Your response must be made up of each line in the data below that contains the string "narrow".

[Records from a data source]
-=-=-=-=-

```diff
@@ -1363,7 +1399,7 @@
   {
     const int tmm = cdiv(a->M, 256), tnm = cdiv(a->N, 128);
     const double cost_mid = (double)(((long)tmm * tnm + 511) / 512) * vdscfg::get(vdscfg::GEMM_MID_FACTOR);
-    const double cost_big = (double)rounds_big, cost_small = (double)rounds_small * (1.24 / 2.0);
+    const double cost_big = rounds_big, cost_small = (double)rounds_small * (1.24 / 2.0);
     bool use_mid = a->K >= 128 && cost_mid < (use_big ? cost_big : cost_small) && a->layout != VDS_TN;
     if (ft == 2) use_mid = true;
     if (a->colsum && a->layout != VDS_NN) use_mid = false;
@@ -1390,6 +1426,7 @@
     p.tiles_m = tm;
     p.tiles_n = tn;
     p.narrow = narrow_last_column(a->N);
+    p.cols_main = bp.cols_main; p.wg_main = bp.wg_main; p.wg_split = bp.wg_split;
     p.e_colsum = const_cast<float*>(fused_colsum);
     int rc = VDS_ERR_UNSUPPORTED;
 #define GOB(L, E) if (a->layout == L && a->epilogue == E) rc = big::launch<L, E>(p, s);
@@ -1452,6 +1489,10 @@
   p.group_m = 4;
   p.joint_xcd = 0;
   p.narrow = narrow_last_column(a->N);
+  {
+    const BigPlan bp = plan_big(p.tiles_m, p.tiles_n, p.narrow, !tn && p.split_k <= 1);
+    p.cols_main = bp.cols_main; p.wg_main = bp.wg_main; p.wg_split = bp.wg_split;
+  }
   p.e_q = p.e_qt = nullptr; p.e_ldq = p.e_ldqt = 0;
   p.e_amax_in = nullptr; p.e_amax_out = p.e_dq_out = p.e_colsum = nullptr; p.e_fmt = 0;
   if (emit) {
```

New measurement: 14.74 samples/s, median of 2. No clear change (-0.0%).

-=-=-=-=-

### [Task response]
     p.narrow = narrow_last_column(a->N);
   p.narrow = narrow_last_column(a->N);
+    const BigPlan bp = plan_big(p.tiles_m, p.tiles_n, p.narrow, !tn && p.split_k <= 1);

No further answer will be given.